---------- Provided information

diff --git a/gnnome_amd/csrc/common.h b/gnnome_amd/csrc/common.h
--- a/gnnome_amd/csrc/common.h
+++ b/gnnome_amd/csrc/common.h
@@ -9,7 +9,7 @@
 
 void set_error(const char* fmt, ...);
 
-enum { kTuneGateVariant = 0, kTuneGateAblation = 1, kTuneLinearVariant = 2, kTuneGateTileOrder = 3, kTuneGateExperiment = 4, kTuneAggLdsKiB = 5, kTuneAggHubs = 6, kTuneAggVariant = 7, kTuneRefVariant = 8, kTuneOverlapBand = 9, kTuneArith = 10, kTuneAggAddr64 = 11, kTuneProjectSchedule = 12, kTuneCount = 16 };
+enum { kTuneGateVariant = 0, kTuneGateAblation = 1, kTuneLinearVariant = 2, kTuneGateTileOrder = 3, kTuneGateExperiment = 4, kTuneAggLdsKiB = 5, kTuneAggHubs = 6, kTuneAggVariant = 7, kTuneRefVariant = 8, kTuneOverlapBand = 9, kTuneArith = 10, kTuneAggAddr64 = 11, kTuneProjectSchedule = 12, kTuneForwardEnds = 13, kTuneCount = 16 };
 int tuning(int key);
 
 struct GateEnc {
diff --git a/gnnome_amd/csrc/edge_gate.hip b/gnnome_amd/csrc/edge_gate.hip
--- a/gnnome_amd/csrc/edge_gate.hip
+++ b/gnnome_amd/csrc/edge_gate.hip
@@ -649,6 +649,15 @@
                                            const float* B1h, const float* B2h, int ld_node, const int32_t* srt_src,
                                            const int32_t* srt_dst, const float* W3, int ldw, const float* norm_scale,
                                            const float* norm_shift, void* stream) {
+    return gnnome_edge_gate_encode_folded_f32(e_raw, srt_eid, encW1, encb1, encW2, encb2, e_out, num_edges, hidden, B1h, B2h, ld_node, srt_src,
+                                              srt_dst, W3, ldw, norm_scale, norm_shift, nullptr, stream);
+}
+
+extern "C" int gnnome_edge_gate_encode_folded_f32(const float* e_raw, const int32_t* srt_eid, const float* encW1, const float* encb1,
+                                                  const float* encW2, const float* encb2, float* e_out, int64_t num_edges, int hidden,
+                                                  const float* B1h, const float* B2h, int ld_node, const int32_t* srt_src,
+                                                  const int32_t* srt_dst, const float* W3, int ldw, const float* norm_scale,
+                                                  const float* norm_shift, const float* fold, void* stream) {
     using namespace gnnome;
     GN_REQUIRE(num_edges >= 0, "edge_gate_encode: negative edge count");
     if (num_edges == 0) return GNNOME_OK;
@@ -658,7 +667,9 @@
                "edge_gate_encode: hidden=%d not in {64,128,256 (default kernels)}", hidden);
     GN_REQUIRE(ld_node % 4 == 0 && ldw % 4 == 0 && ((uintptr_t)B1h % 16 == 0) && ((uintptr_t)B2h % 16 == 0) && ((uintptr_t)W3 % 16 == 0),
                "edge_gate_encode: alignment");
-    const GateEnc enc = {e_raw, srt_eid, encW1, encb1, encW2, encb2};
+    GN_REQUIRE((uintptr_t)fold % 16 == 0, "edge_gate_encode: fold must be 16-byte aligned");
+    const bool folded = fold != nullptr && (hidden == 128 || hidden == 256);
+    const GateEnc enc = {e_raw, srt_eid, encW1, encb1, encW2, encb2, folded ? fold : nullptr, folded ? fold + (size_t)hidden * 16 : nullptr};
     hipStream_t s = (hipStream_t)stream;
     if (hidden == 256) {
         GN_REQUIRE((uintptr_t)e_out % 16 == 0, "edge_gate_encode: e_out must be 16-byte aligned");
diff --git a/gnnome_amd/csrc/edge_gate_bf.hip b/gnnome_amd/csrc/edge_gate_bf.hip
--- a/gnnome_amd/csrc/edge_gate_bf.hip
+++ b/gnnome_amd/csrc/edge_gate_bf.hip
@@ -840,6 +840,18 @@
     }
 }
 
+static int launch_fold(const float* W3, int ldw, const float* W2, const float* b2, int H, float* fold, hipStream_t s) {
+    hipLaunchKernelGGL(k_fold_encoder, dim3((H * 17 + 3) / 4), dim3(256), 0, s, W3, ldw, W2, b2, H, fold, fold + H * 16);
+    GN_LAUNCH_CHECK();
+    return GNNOME_OK;
+}
+#define GN_TRY_RC(call)                     \
+    do {                                    \
+        const int rc__ = (call);            \
+        if (rc__ != GNNOME_OK) return rc__; \
+    } while (0)
+static bool prepared_fold(const GateBfArgs& a) { return a.enc.W23 != nullptr && a.enc.b23 != nullptr && tuning(kTuneForwardEnds) == 0; }
+
 struct EncFoldScratch {
     float* w23 = nullptr;
 };
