template <typename T, int NT>
__global__ __launch_bounds__(NT) void ffmid3_bwd_kernel(const T* __restrict__ dh2, const T* __restrict__ h1,
                                                        const T* __restrict__ convw, const T* __restrict__ gamma,
                                                        const float* __restrict__ rstd, const T* __restrict__ ghs,
                                                        const unsigned char* __restrict__ drop_bits, T* __restrict__ dh1,
                                                        float* __restrict__ part_dconv, float* __restrict__ part_dgamma,
                                                        int nseq, int F, int Fp, int RB, int strips, int total_strips, float p) {
    constexpr int NW = NT / 64;
    __shared__ __attribute__((aligned(16))) float red[2][NW][2];
    const int lane = threadIdx.x & 63, wave = threadIdx.x >> 6;
    const int col = threadIdx.x * 4;
    const bool act = col < Fp;
    const int colc = act ? col : 0;
    const int ld = 2 * Fp;
    const float inv = p > 0.f ? 1.0f / (1.0f - p) : 1.0f, invF = 1.0f / (float)F;
    const int nib = (threadIdx.x & 1) * 4;

    Ch4<T> wvr[3], wgr[3];
    v2 gm[2];
#pragma unroll
    for (int k = 0; k < 3; ++k) {
        wvr[k].zero(); wgr[k].zero();
        if (act) { wvr[k].load(convw + (size_t)k * ld + colc); wgr[k].load(convw + (size_t)k * ld + Fp + colc); }
    }
    {
        Ch4<T> a;
        a.load(gamma + colc);
#pragma unroll
        for (int i = 0; i < 2; ++i) gm[i] = act ? a.get(i) : splat2(0.f);
    }
    v2 dcv[3][2], dcg[3][2], dgam[2];
#pragma unroll
    for (int i = 0; i < 2; ++i) {
        dgam[i] = splat2(0.f);
#pragma unroll
        for (int k = 0; k < 3; ++k) { dcv[k][i] = splat2(0.f); dcg[k][i] = splat2(0.f); }
    }

    auto load_row = [&](Bwd3Row<T>& R, size_t row) {
        R.dy.load(dh2 + row * Fp + colc);
        R.gh.load(ghs + row * Fp + colc);
        R.xv.load(h1 + row * ld + colc);
        R.xg.load(h1 + row * ld + Fp + colc);
        R.bits = (p > 0.f) ? (unsigned)drop_bits[row * (size_t)(Fp >> 3) + (colc >> 3)] : 0xFFu;
        R.a = rstd[row];
    };
    auto dy_kept = [&](const Bwd3Row<T>& R, v2 (&dy)[2]) {
        const unsigned kb = R.bits >> nib;
#pragma unroll
        for (int i = 0; i < 2; ++i) {
            dy[i] = R.dy.get(i) * inv;
            if (!((kb >> (2 * i)) & 1u)) dy[i][0] = 0.f;
            if (!((kb >> (2 * i + 1)) & 1u)) dy[i][1] = 0.f;
        }
    };
    auto publish_sums = [&](const Bwd3Row<T>& R, int buf) {
        v2 dy[2], s1 = splat2(0.f), s2 = splat2(0.f);
        dy_kept(R, dy);
#pragma unroll
        for (int i = 0; i < 2; ++i) {
            const v2 gy = dy[i] * gm[i];
            s1 += gy;
            s2 = fma2(gy, R.gh.get(i), s2);
        }
        const float t1 = wave_sum_dpp(s1[0] + s1[1]), t2 = wave_sum_dpp(s2[0] + s2[1]);
        if (lane == 0) { red[buf][wave][0] = t1; red[buf][wave][1] = t2; }
    };

#pragma unroll 1
    for (int strip = blockIdx.y; strip < total_strips; strip += gridDim.y) {
        const int b = strip / strips, s = strip - b * strips;
        const int t0 = s * RB, t1 = min(nseq, t0 + RB);
        if (t0 >= t1) continue;
        const size_t row0 = (size_t)b * nseq;
        const int tlast = min(t1 + 2, nseq);
        v2 x1v[2], x1g[2], x2v[2], x2g[2], p1v[2], p1g[2], p2v[2], p2g[2];
        {
            Ch4<T> a, c, d, e;
            a.zero(); c.zero(); d.zero(); e.zero();
            if (t0 >= 1) { a.load(h1 + (row0 + t0 - 1) * ld + colc); c.load(h1 + (row0 + t0 - 1) * ld + Fp + colc); }
            if (t0 >= 2) { d.load(h1 + (row0 + t0 - 2) * ld + colc); e.load(h1 + (row0 + t0 - 2) * ld + Fp + colc); }
#pragma unroll
            for (int i = 0; i < 2; ++i) {
                x1v[i] = a.get(i); x1g[i] = c.get(i); x2v[i] = d.get(i); x2g[i] = e.get(i);
                p1v[i] = splat2(0.f); p1g[i] = splat2(0.f); p2v[i] = splat2(0.f); p2g[i] = splat2(0.f);
            }
        }
        Bwd3Row<T> cur, nx1, nx2;
        load_row(cur, row0 + t0);
        nx1 = cur;
        if (t0 + 1 < tlast) load_row(nx1, row0 + t0 + 1);
        __syncthreads();
        publish_sums(cur, t0 & 1);
        __syncthreads();
        const int tend = t1 + 2;
#pragma unroll 1
        for (int t = t0; t < tend; ++t) {
            nx2 = nx1;
            if (t + 2 < tlast) load_row(nx2, row0 + t + 2);

            if (t + 1 < tlast) publish_sums(nx1, (t + 1) & 1);
            v2 duv[2], dug[2];
            if (t < nseq) {
                v2 S12 = splat2(0.f);
#pragma unroll
                for (int w = 0; w < NW; ++w) S12 += *(const v2*)&red[t & 1][w][0];
                const float S1 = S12[0], S2 = S12[1];
                const float rs = cur.a * invF;
                const float bsum = rs * S1, csum = rs * S2;
                const float own = t < t1 ? 1.f : 0.f;
                v2 dy[2];
                dy_kept(cur, dy);
#pragma unroll
                for (int i = 0; i < 2; ++i) {
                    const v2 gh = cur.gh.get(i);
                    const v2 gy = dy[i] * gm[i];
                    dgam[i] = fma2(dy[i] * own, gh, dgam[i]);
                    v2 dg = fma2(gy, splat2(cur.a), splat2(-bsum));
                    dg = fma2(gh, splat2(-csum), dg);
                    const v2 xv = cur.xv.get(i), xg = cur.xg.get(i);
                    const v2 uv = fma2(wvr[2].get(i), xv, fma2(wvr[1].get(i), x1v[i], wvr[0].get(i) * x2v[i]));
                    const v2 ug = fma2(wgr[2].get(i), xg, fma2(wgr[1].get(i), x1g[i], wgr[0].get(i) * x2g[i]));
                    v2 h, ex;
                    gelu_parts(ug, h, ex);
                    const v2 gp = fma2(ug * 0.3989422804f, ex, h);
                    const v2 a_ = dg * (ug * h);
                    const v2 g_ = (dg * uv) * gp;
                    duv[i] = a_; dug[i] = g_;
                    const v2 ao = a_ * own, go = g_ * own;
                    dcv[0][i] = fma2(ao, x2v[i], dcv[0][i]); dcv[1][i] = fma2(ao, x1v[i], dcv[1][i]); dcv[2][i] = fma2(ao, xv, dcv[2][i]);
                    dcg[0][i] = fma2(go, x2g[i], dcg[0][i]); dcg[1][i] = fma2(go, x1g[i], dcg[1][i]); dcg[2][i] = fma2(go, xg, dcg[2][i]);
                    x2v[i] = x1v[i]; x1v[i] = xv; x2g[i] = x1g[i]; x1g[i] = xg;
                }
            } else {
#pragma unroll
                for (int i = 0; i < 2; ++i) { duv[i] = splat2(0.f); dug[i] = splat2(0.f); }
            }
            if (t - 2 >= t0 && act) {
                v2 ov[2], og[2];
#pragma unroll
                for (int i = 0; i < 2; ++i) {
                    ov[i] = fma2(wvr[0].get(i), duv[i], p2v[i]);
                    og[i] = fma2(wgr[0].get(i), dug[i], p2g[i]);
                }
                Ch4<T>::store(dh1 + (row0 + t - 2) * ld + col, ov);
                Ch4<T>::store(dh1 + (row0 + t - 2) * ld + Fp + col, og);
            }
#pragma unroll
            for (int i = 0; i < 2; ++i) {
                p2v[i] = fma2(wvr[1].get(i), duv[i], p1v[i]); p1v[i] = wvr[2].get(i) * duv[i];
                p2g[i] = fma2(wgr[1].get(i), dug[i], p1g[i]); p1g[i] = wgr[2].get(i) * dug[i];
            }
            cur = nx1; nx1 = nx2;
            __syncthreads();
        }
    }
    if (act) {
        float* pr = part_dconv + (size_t)blockIdx.y * 2 * F * 3;
        float* pg = part_dgamma + (size_t)blockIdx.y * Fp;
#pragma unroll
        for (int i = 0; i < 2; ++i)
#pragma unroll
            for (int e = 0; e < 2; ++e) {
                const int ch = col + 2 * i + e;
                pg[ch] = dgam[i][e];
                if (ch < F) {
#pragma unroll
                    for (int k = 0; k < 3; ++k) { pr[(size_t)ch * 3 + k] = dcv[k][i][e]; pr[(size_t)(F + ch) * 3 + k] = dcg[k][i][e]; }
                }
            }
    }
}

template <typename T, bool PL, bool MX>
static void strip_fwd_go(const FfmidLaunch& l, const FfmidArgs& a, const FfPlanes& pl) {
    const hipStream_t st = as_stream(a.stream);
    const dim3 grid(l.gx, l.gy), block(l.threads);
    const FfSeg seg{a.n_full, a.p0};
#define FF2_FWD(K_, NT_, ...) do { \
        if (l.train) hipLaunchKernelGGL((K_<T, NT_, true, PL, MX>), grid, block, 0, st, (const T*)a.h1, (const T*)a.convw, (const T*)a.gamma, (T*)a.h2, a.mean, a.rstd, \
                                        a.nseq, a.F, a.Fp, l.RB, l.strips, a.eps, a.p, a.seed, a.seed_dev, a.drop_bits, (T*)a.gh, pl, ##__VA_ARGS__); \
        else hipLaunchKernelGGL((K_<T, NT_, false, PL, MX>), grid, block, 0, st, (const T*)a.h1, (const T*)a.convw, (const T*)a.gamma, (T*)a.h2, a.mean, a.rstd, \
                                a.nseq, a.F, a.Fp, l.RB, l.strips, a.eps, a.p, a.seed, a.seed_dev, a.drop_bits, (T*)a.gh, pl, ##__VA_ARGS__); } while (0)
#define FF2_FWD_NT(K_, ...) switch (l.n) { \
        case 64: FF2_FWD(K_, 64, ##__VA_ARGS__); break; case 128: FF2_FWD(K_, 128, ##__VA_ARGS__); break; case 192: FF2_FWD(K_, 192, ##__VA_ARGS__); break; \
        case 256: FF2_FWD(K_, 256, ##__VA_ARGS__); break; case 320: FF2_FWD(K_, 320, ##__VA_ARGS__); break; case 384: FF2_FWD(K_, 384, ##__VA_ARGS__); break; \
        case 448: FF2_FWD(K_, 448, ##__VA_ARGS__); break; default: FF2_FWD(K_, 512, ##__VA_ARGS__); break; }
    if (l.kernel == FK_STRIP_FWD_SEG) FF2_FWD_NT(ffmid2_fwd_seg_kernel, seg)
    else FF2_FWD_NT(ffmid2_fwd_kernel)
#undef FF2_FWD_NT
#undef FF2_FWD
}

--------------------

Please retype, with no changes, the lines that run from the first line of the entries to the line with "void set_error(const char* fmt, ...);", both ends included.

diff --git a/gnnome_amd/csrc/common.h b/gnnome_amd/csrc/common.h
--- a/gnnome_amd/csrc/common.h
+++ b/gnnome_amd/csrc/common.h
@@ -9,7 +9,7 @@
 
 void set_error(const char* fmt, ...);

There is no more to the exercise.